Records contained in a dataset
=== Section Start ===
__device__ __forceinline__ void wgmma_m64n32k16_ss(float (&d)[16], uint64_t desc_a, uint64_t desc_b, uint32_t accumulate) {
  asm volatile(
      "{\n\t.reg .pred p;\n\t"
      "setp.ne.b32 p, %18, 0;\n\t"
      "wgmma.mma_async.sync.aligned.m64n32k16.f32.bf16.bf16 "
      "{%0, %1, %2, %3, %4, %5, %6, %7, %8, %9, %10, %11, %12, %13, %14, %15}, %16, %17, p, 1, 1, 0, 0;\n\t}"
      : "+f"(d[0]), "+f"(d[1]), "+f"(d[2]), "+f"(d[3]), "+f"(d[4]), "+f"(d[5]), "+f"(d[6]), "+f"(d[7]), "+f"(d[8]), "+f"(d[9]), "+f"(d[10]), "+f"(d[11]), "+f"(d[12]), "+f"(d[13]), "+f"(d[14]), "+f"(d[15])
      : "l"(desc_a), "l"(desc_b), "r"(accumulate));
}
__device__ __forceinline__ void wgmma_m64n64k16_ss(float (&d)[32], uint64_t desc_a, uint64_t desc_b, uint32_t accumulate) {
  asm volatile(
      "{\n\t.reg .pred p;\n\t"
      "setp.ne.b32 p, %34, 0;\n\t"
      "wgmma.mma_async.sync.aligned.m64n64k16.f32.bf16.bf16 "
      "{%0, %1, %2, %3, %4, %5, %6, %7, %8, %9, %10, %11, %12, %13, %14, %15, %16, %17, %18, %19, %20, %21, %22, %23, %24, %25, %26, %27, %28, %29, %30, %31}, %32, %33, p, 1, 1, 0, 0;\n\t}"
      : "+f"(d[0]), "+f"(d[1]), "+f"(d[2]), "+f"(d[3]), "+f"(d[4]), "+f"(d[5]), "+f"(d[6]), "+f"(d[7]), "+f"(d[8]), "+f"(d[9]), "+f"(d[10]), "+f"(d[11]), "+f"(d[12]), "+f"(d[13]), "+f"(d[14]), "+f"(d[15]), "+f"(d[16]), "+f"(d[17]), "+f"(d[18]), "+f"(d[19]), "+f"(d[20]), "+f"(d[21]), "+f"(d[22]), "+f"(d[23]), "+f"(d[24]), "+f"(d[25]), "+f"(d[26]), "+f"(d[27]), "+f"(d[28]), "+f"(d[29]), "+f"(d[30]), "+f"(d[31])
      : "l"(desc_a), "l"(desc_b), "r"(accumulate));
}
__device__ __forceinline__ void wgmma_m64n128k16_ss(float (&d)[64], uint64_t desc_a, uint64_t desc_b, uint32_t accumulate) {
  asm volatile(
      "{\n\t.reg .pred p;\n\t"
      "setp.ne.b32 p, %66, 0;\n\t"
      "wgmma.mma_async.sync.aligned.m64n128k16.f32.bf16.bf16 "
      "{%0, %1, %2, %3, %4, %5, %6, %7, %8, %9, %10, %11, %12, %13, %14, %15, %16, %17, %18, %19, %20, %21, %22, %23, %24, %25, %26, %27, %28, %29, %30, %31, %32, %33, %34, %35, %36, %37, %38, %39, %40, %41, %42, %43, %44, %45, %46, %47, %48, %49, %50, %51, %52, %53, %54, %55, %56, %57, %58, %59, %60, %61, %62, %63}, %64, %65, p, 1, 1, 0, 0;\n\t}"
      : "+f"(d[0]), "+f"(d[1]), "+f"(d[2]), "+f"(d[3]), "+f"(d[4]), "+f"(d[5]), "+f"(d[6]), "+f"(d[7]), "+f"(d[8]), "+f"(d[9]), "+f"(d[10]), "+f"(d[11]), "+f"(d[12]), "+f"(d[13]), "+f"(d[14]), "+f"(d[15]), "+f"(d[16]), "+f"(d[17]), "+f"(d[18]), "+f"(d[19]), "+f"(d[20]), "+f"(d[21]), "+f"(d[22]), "+f"(d[23]), "+f"(d[24]), "+f"(d[25]), "+f"(d[26]), "+f"(d[27]), "+f"(d[28]), "+f"(d[29]), "+f"(d[30]), "+f"(d[31]), "+f"(d[32]), "+f"(d[33]), "+f"(d[34]), "+f"(d[35]), "+f"(d[36]), "+f"(d[37]), "+f"(d[38]), "+f"(d[39]), "+f"(d[40]), "+f"(d[41]), "+f"(d[42]), "+f"(d[43]), "+f"(d[44]), "+f"(d[45]), "+f"(d[46]), "+f"(d[47]), "+f"(d[48]), "+f"(d[49]), "+f"(d[50]), "+f"(d[51]), "+f"(d[52]), "+f"(d[53]), "+f"(d[54]), "+f"(d[55]), "+f"(d[56]), "+f"(d[57]), "+f"(d[58]), "+f"(d[59]), "+f"(d[60]), "+f"(d[61]), "+f"(d[62]), "+f"(d[63])
      : "l"(desc_a), "l"(desc_b), "r"(accumulate));
}
__device__ __forceinline__ void wgmma_m64n64k16_rs_bmn(float (&d)[32], const uint32_t (&a)[4], uint64_t desc_b,
                                                      uint32_t accumulate) {
  asm volatile(
      "{\n\t.reg .pred p;\n\t"
      "setp.ne.b32 p, %37, 0;\n\t"
      "wgmma.mma_async.sync.aligned.m64n64k16.f32.bf16.bf16 "
      "{%0, %1, %2, %3, %4, %5, %6, %7, %8, %9, %10, %11, %12, %13, %14, %15, %16, %17, %18, %19, %20, %21, %22, %23, %24, %25, %26, %27, %28, %29, %30, %31}, {%32, %33, %34, %35}, %36, p, 1, 1, 1;\n\t}"
      : "+f"(d[0]), "+f"(d[1]), "+f"(d[2]), "+f"(d[3]), "+f"(d[4]), "+f"(d[5]), "+f"(d[6]), "+f"(d[7]), "+f"(d[8]), "+f"(d[9]), "+f"(d[10]), "+f"(d[11]), "+f"(d[12]), "+f"(d[13]), "+f"(d[14]), "+f"(d[15]), "+f"(d[16]), "+f"(d[17]), "+f"(d[18]), "+f"(d[19]), "+f"(d[20]), "+f"(d[21]), "+f"(d[22]), "+f"(d[23]), "+f"(d[24]), "+f"(d[25]), "+f"(d[26]), "+f"(d[27]), "+f"(d[28]), "+f"(d[29]), "+f"(d[30]), "+f"(d[31])
      : "r"(a[0]), "r"(a[1]), "r"(a[2]), "r"(a[3]), "l"(desc_b), "r"(accumulate));
}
=== Section End ===
• [Task requirements]:
Each line, starting with the one containing "wgmma_m64n64k16_rs_bmn(float (&d)[32], const" and ending with the last line of the records above, should be reproduced exactly.

• [Response]:
__device__ __forceinline__ void wgmma_m64n64k16_rs_bmn(float (&d)[32], const uint32_t (&a)[4], uint64_t desc_b,
                                                      uint32_t accumulate) {
  asm volatile(
      "{\n\t.reg .pred p;\n\t"
      "setp.ne.b32 p, %37, 0;\n\t"
      "wgmma.mma_async.sync.aligned.m64n64k16.f32.bf16.bf16 "
      "{%0, %1, %2, %3, %4, %5, %6, %7, %8, %9, %10, %11, %12, %13, %14, %15, %16, %17, %18, %19, %20, %21, %22, %23, %24, %25, %26, %27, %28, %29, %30, %31}, {%32, %33, %34, %35}, %36, p, 1, 1, 1;\n\t}"
      : "+f"(d[0]), "+f"(d[1]), "+f"(d[2]), "+f"(d[3]), "+f"(d[4]), "+f"(d[5]), "+f"(d[6]), "+f"(d[7]), "+f"(d[8]), "+f"(d[9]), "+f"(d[10]), "+f"(d[11]), "+f"(d[12]), "+f"(d[13]), "+f"(d[14]), "+f"(d[15]), "+f"(d[16]), "+f"(d[17]), "+f"(d[18]), "+f"(d[19]), "+f"(d[20]), "+f"(d[21]), "+f"(d[22]), "+f"(d[23]), "+f"(d[24]), "+f"(d[25]), "+f"(d[26]), "+f"(d[27]), "+f"(d[28]), "+f"(d[29]), "+f"(d[30]), "+f"(d[31])
      : "r"(a[0]), "r"(a[1]), "r"(a[2]), "r"(a[3]), "l"(desc_b), "r"(accumulate));
}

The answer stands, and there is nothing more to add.